Почти в начале «Бессмертия» останавливает внимание неожиданно прозвучавшее авторское признание: «Нет романиста, который был бы мне дороже Роберта Музиля» (27)[579]
. Не случайно имя Музиля, которому «принадлежит заслуга в отчеканивании самого слова и понятия «эссеизм», который он рассматривает как экспериментальный способ существования, как особый вид освоения действительности, равноценный науке и поэзии, и даже как утопию, призванную охватить единство сущего и возможного»[580]. Это признание в родстве к «боготворимому (с оттенком иронии замечает Кундера) мною писателю» (27), «сформулировавшему идею эссеизма не только как наиболее продуктивного принципа художественного освоения действительности, но и как основы конструирования новой морали, нового человека»[581], обращает к романному эссеизму «Бессмертия».Для Музиля, как он писал в эссе «Черная магия», «мышление наряду с другими целями имеет целью создать духовный порядок. А также разрушить его»[582]

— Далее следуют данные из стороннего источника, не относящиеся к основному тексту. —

+__device__ __forceinline__ void records_node_plasma(const TabulateArgs &a, const ProfileTables &prof, bool direct, double xy,
+                                                    int k, double &ed, double &kap)
+{
+    const double zc = k * a.dz + a.zmin;
+    const double rho = sqrt(xy + zc * zc);
+    double etemp;
+    if (direct) profile_interp2(prof, rho, ed, etemp);
+    else interp_table2(prof.y1, prof.y2, prof.x, rho, a.nprofile, ed, etemp);
+    const double eta = 5.2e-5 * 10.0 / (etemp * sqrt(etemp));
+    const double nuei = (1e6 * ed * (kEc * kEc) / kMe) * eta;
+    kap = ed / a.ncrit * nuei * a.dt;
+}
+
+__device__ __forceinline__ double records_node_ne(const TabulateArgs &a, const ProfileTables &prof, bool direct, double xy, int k)
+{
+    const double zc = k * a.dz + a.zmin;
+    const double rho = sqrt(xy + zc * zc);
+    if (direct) return profile_interp1(prof, rho);
+    double ed, etemp;
+    interp_table2(prof.y1, prof.y2, prof.x, rho, a.nprofile, ed, etemp);
+    return ed;
+}
 
 __global__ void __launch_bounds__(kPrThreads) k_plasma_records(const PlasmaRecordsArgs a)
 {
     extern __shared__ double s_prof[];
     const TabulateArgs &t = a.t;
-    double *s_r = s_prof, *s_ne = s_prof + t.nprofile, *s_te = s_prof + 2 * t.nprofile;
-    double *s_ring = s_prof + 3 * t.nprofile;
+    const int np = t.nprofile;
+    double *s_r = s_prof, *s_ne = s_prof + np, *s_te = s_prof + 2 * np;
+    double *s_sne = s_prof + 3 * np, *s_ste = s_prof + 4 * np;
+    double *s_ring = s_prof + 5 * np;
     double *s_kap = s_ring + 3 * kPrPlane;
+    unsigned short *s_start = reinterpret_cast<unsigned short *>(s_kap + 3 * kPrTile);
+    int *s_direct = reinterpret_cast<int *>(s_start + kProfileBins);
     const int tid = threadIdx.x;
-    for (int i = tid; i < t.nprofile; i += kPrThreads) {
+    for (int i = tid; i < np; i += kPrThreads) {
         s_r[i] = t.r[i];
         s_ne[i] = t.ne[i];
         s_te[i] = t.te[i];
     }
+    if (tid == 0) *s_direct = 1;
     __syncthreads();
+    ProfileTables prof;
+    prof.x = s_r; prof.y1 = s_ne; prof.y2 = s_te; prof.s1 = s_sne; prof.s2 = s_ste; prof.start = s_start;
+    prof.x0 = s_r[0]; prof.xn = s_r[np - 1]; prof.scale = profile_bin_scale(s_r, np); prof.n = np;
+    if (tid == 0 && !profile_scale_ok(prof.scale)) *s_direct = 0;
+    for (int m = tid; m < np - 1; m += kPrThreads) {
+        if (!profile_pair_ok(s_r, m)) *s_direct = 0;
+        const double dx = s_r[m + 1] - s_r[m];
+        s_sne[m] = (s_ne[m + 1] - s_ne[m]) / dx;
+        s_ste[m] = (s_te[m + 1] - s_te[m]) / dx;
+        profile_fill_bins(s_r, np, prof.x0, prof.scale, m, s_start);
+    }
+    __syncthreads();
+    const bool direct = *s_direct != 0;
     const int nx = t.nx, ny = t.ny, nz = t.nz;
     const int k0 = max(0, min((int)blockIdx.x * kPrTZ, nz - kPrTZ));
     const int j0 = max(0, min((int)blockIdx.y * kPrTY, ny - kPrTY));
@@ -133,6 +176,7 @@
     for (int p = pa; p < pb; ++p) {
         const bool own_plane = p >= x0 && p < x1;
         double *ring = s_ring + (p % 3) * kPrPlane;
+        const double xc = p * t.dx + t.xmin, xx = xc * xc;
         for (int n = tid; n < (own_plane ? kPrItems : kPrTile); n += kPrThreads) {
             int jj, kk;
             if (n < kPrTile) {
@@ -146,15 +190,17 @@
             }
             const int j = j0 + jj - 1, k = k0 + kk - 1;
             if (j < 0 || j >= ny || k < 0 || k >= nz) continue;
-            double ed, kap;
+            const double yc = j * t.dy + t.ymin, xy = xx + yc * yc;
+            double ed;
             if (own_plane && n < kPrTile) {
-                node_plasma(t, s_r, s_ne, s_te, p, j, k, ed, kap);
+                double kap;
+                records_node_plasma(t, prof, direct, xy, k, ed, kap);
                 s_kap[(p % 3) * kPrTile + n] = kap;
                 const long idx = ((long)p * ny + j) * nz + k;
                 t.ne3d[idx] = ed;
                 t.kap3d[idx] = kap;
             } else {
-                node_plasma(t, s_r, s_ne, s_te, p, j, k, ed, kap);
+                ed = records_node_ne(t, prof, direct, xy, k);
             }
             ring[jj * kPrPZ + kk] = ed;
         }
@@ -396,7 +442,7 @@
 
 size_t plasma_records_lds(int nprofile)
 {
-    return sizeof(double) * (3 * (size_t)nprofile + 3 * (size_t)kPrPlane + 3 * (size_t)kPrTile);
+    return sizeof(double) * (5 * (size_t)nprofile + (size_t)kPrDoubles) + sizeof(unsigned short) * kProfileBins + sizeof(double);
 }
 
 hipError_t launch_plasma_records(const PlasmaRecordsArgs &a, hipStream_t stream)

. И потому-то эссе для Музиля — «это уникальный и неизменный облик, который принимает внутренняя жизнь человека в какой-то решающей мысли»[583]. Это возможно в силу того, что «эссе чередою своих разделов берет предмет со многих сторон, не охватывая его полностью, — ибо предмет, охваченный полностью, теряет вдруг свой объем и убывает в понятие»[584]. В этом свойстве эссе — залог его вечной мобильности, способности охватить бытие в многоявленности, запечатлеть жизнь как процесс; его открытости всем явлениям человеческой культуры и синтеза этих явлений, а также неисчерпаемости изменяющейся формы. Именно в этом направлении мысли раскрывает природу эссе М.Н. Эпштейн, приходя к убеждению, что «Подобные открытые, «музилевского» типа, произведения представляют одно из направлений в чрезвычайно неоднородной эссеистике ХХ века и принадлежат художникам, которые мыслят, условно говоря, культурологически
: на стыке и в переплетении культур. Среди них Х.Л. Борхес («История вечности», «Стыд истории»), О. Пас («Динамика одиночества», «Стол и постель»), И. Бродский («Трофейное», «Памяти Марка Аврелия»). К этим писателям принадлежит и Кундера, «музилевский» эссеистический дар которого раскрывает книга «Преданные завещания»[587]. Потому-то вполне логично, что эссеистическим идеям Музиля соответствует понимание Кундерой современного романа, о котором он писал: «Дух романа — это дух сложности. Каждый роман говорит читателю: «Дела обстоят гораздо сложнее, чем ты думаешь». В этих словах — вечная истина романа, но к ней все меньше прислушиваются среди шума тех однозначных ответов, которые обычно предшествуют вопросам и даже не допускают их»[588].Способ передачи «духа сложности» Кундера открывает в имманентно присущей эссе постоянной видоизменяемости. Не путем «наложения» эссеистических приемов (речь не о механическом перенесении), а в своем творимом романном мире «Бессмертия», мысля эссеистически
, синтезируя эссеистическое и романно-художественное, но с преобладанием первого. Продолжая традицию Р. Музиля и Т. Манна, благодаря «Человеку без свойств» и «Волшебной горе» которых «в искусство вошел новый жанр гигантских интеллектуальных эссе, насыщенных размышлениями о человеческом уделе и ориентированных не столько к сердцу, сколько к мысли читателя»[589], Кундера, но как человек «постсовременной эпохи», задается вопросом о тех возможностях, которые роману открывает эссе. И своим «Бессмертием» отвечает, но, конечно, не в сентенциозных выкладках, а в творческом воплощении этих возможностей.В этом смысле «Бессмертие» — это роман-самопознание: своей природы, своих возможностей, своей формы. В своей рецензии на только что опубликованный роман Кундеры Д. Сальнав выделяет как одно из главных свойств этого произведения то, что оно «выявляет внутренний механизм мышления», являясь воплощением воззрений автора на роман. «По своему принципу, методу и тематике, — пишет Д. Сальнав, — роман, как считает Кундера, представляет собой то, что Декарт во «Втором размышлении» назвал вещью думающей и сомневающейся». «Эта вещь понимает, замышляет, утверждает, желает и не желает, а также воображает и чувствует»[590]
. «Бессмертие», полагает Д.Сальнав, это обретенный современным романом тот «образ мышления» и те «способы выражения мысли», «когда мыслит уже не автор, а само художественное произведение посредством своих особых приемов и средств выражения: рассказчика и героев, сюжета»[591].